▸ Aim of the exercise
Which lines run from the one containing "const dim3 grid(8 * ((n + 7) / 8), nets);" to the end of the entries? Copy them exactly, both ends included, and give nothing else.

▸ Saved data entries
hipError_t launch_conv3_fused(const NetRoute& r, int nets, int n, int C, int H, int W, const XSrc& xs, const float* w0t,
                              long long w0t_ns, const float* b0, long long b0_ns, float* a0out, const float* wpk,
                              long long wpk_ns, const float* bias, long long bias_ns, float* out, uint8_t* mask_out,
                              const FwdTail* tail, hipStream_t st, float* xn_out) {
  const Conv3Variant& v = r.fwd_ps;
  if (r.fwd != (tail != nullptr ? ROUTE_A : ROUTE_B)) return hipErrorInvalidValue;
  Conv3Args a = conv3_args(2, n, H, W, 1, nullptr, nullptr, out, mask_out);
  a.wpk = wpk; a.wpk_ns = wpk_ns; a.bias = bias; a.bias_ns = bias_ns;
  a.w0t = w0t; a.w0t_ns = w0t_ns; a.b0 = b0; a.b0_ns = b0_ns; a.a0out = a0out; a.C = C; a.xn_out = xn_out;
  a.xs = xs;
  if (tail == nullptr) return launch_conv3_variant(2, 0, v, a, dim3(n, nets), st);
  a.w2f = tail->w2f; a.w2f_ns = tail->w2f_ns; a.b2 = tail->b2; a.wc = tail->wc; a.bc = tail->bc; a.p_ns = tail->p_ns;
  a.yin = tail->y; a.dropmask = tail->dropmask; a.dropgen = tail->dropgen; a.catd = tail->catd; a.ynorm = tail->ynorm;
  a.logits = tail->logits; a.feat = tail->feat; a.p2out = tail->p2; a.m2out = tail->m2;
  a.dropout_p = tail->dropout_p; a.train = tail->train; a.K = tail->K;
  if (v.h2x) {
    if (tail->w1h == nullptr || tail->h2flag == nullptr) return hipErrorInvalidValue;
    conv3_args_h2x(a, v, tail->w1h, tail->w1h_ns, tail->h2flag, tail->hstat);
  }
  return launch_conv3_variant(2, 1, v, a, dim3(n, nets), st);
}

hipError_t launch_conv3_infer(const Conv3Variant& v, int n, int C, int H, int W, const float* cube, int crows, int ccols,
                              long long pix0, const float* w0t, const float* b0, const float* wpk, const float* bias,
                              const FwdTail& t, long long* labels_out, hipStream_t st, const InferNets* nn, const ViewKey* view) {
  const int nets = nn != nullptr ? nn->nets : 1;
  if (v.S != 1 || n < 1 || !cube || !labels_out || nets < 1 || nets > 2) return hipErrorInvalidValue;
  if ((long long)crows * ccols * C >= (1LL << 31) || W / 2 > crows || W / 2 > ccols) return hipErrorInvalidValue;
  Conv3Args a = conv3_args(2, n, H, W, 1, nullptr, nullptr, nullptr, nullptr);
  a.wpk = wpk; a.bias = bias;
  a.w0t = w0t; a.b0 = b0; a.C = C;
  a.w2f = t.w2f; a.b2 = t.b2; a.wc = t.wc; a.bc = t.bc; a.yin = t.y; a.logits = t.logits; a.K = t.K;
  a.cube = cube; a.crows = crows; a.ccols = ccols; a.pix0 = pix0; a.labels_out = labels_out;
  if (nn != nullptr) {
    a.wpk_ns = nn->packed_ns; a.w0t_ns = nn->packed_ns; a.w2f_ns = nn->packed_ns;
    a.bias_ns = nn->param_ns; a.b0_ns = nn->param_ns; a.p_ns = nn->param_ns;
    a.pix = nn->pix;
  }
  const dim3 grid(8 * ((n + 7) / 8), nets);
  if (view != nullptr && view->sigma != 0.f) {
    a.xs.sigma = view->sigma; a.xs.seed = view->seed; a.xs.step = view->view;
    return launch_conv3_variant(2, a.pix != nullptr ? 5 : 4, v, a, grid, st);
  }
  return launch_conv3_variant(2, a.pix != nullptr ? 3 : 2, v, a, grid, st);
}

▸ Task solution
  const dim3 grid(8 * ((n + 7) / 8), nets);
  if (view != nullptr && view->sigma != 0.f) {
    a.xs.sigma = view->sigma; a.xs.seed = view->seed; a.xs.step = view->view;
    return launch_conv3_variant(2, a.pix != nullptr ? 5 : 4, v, a, grid, st);
  }
  return launch_conv3_variant(2, a.pix != nullptr ? 3 : 2, v, a, grid, st);
}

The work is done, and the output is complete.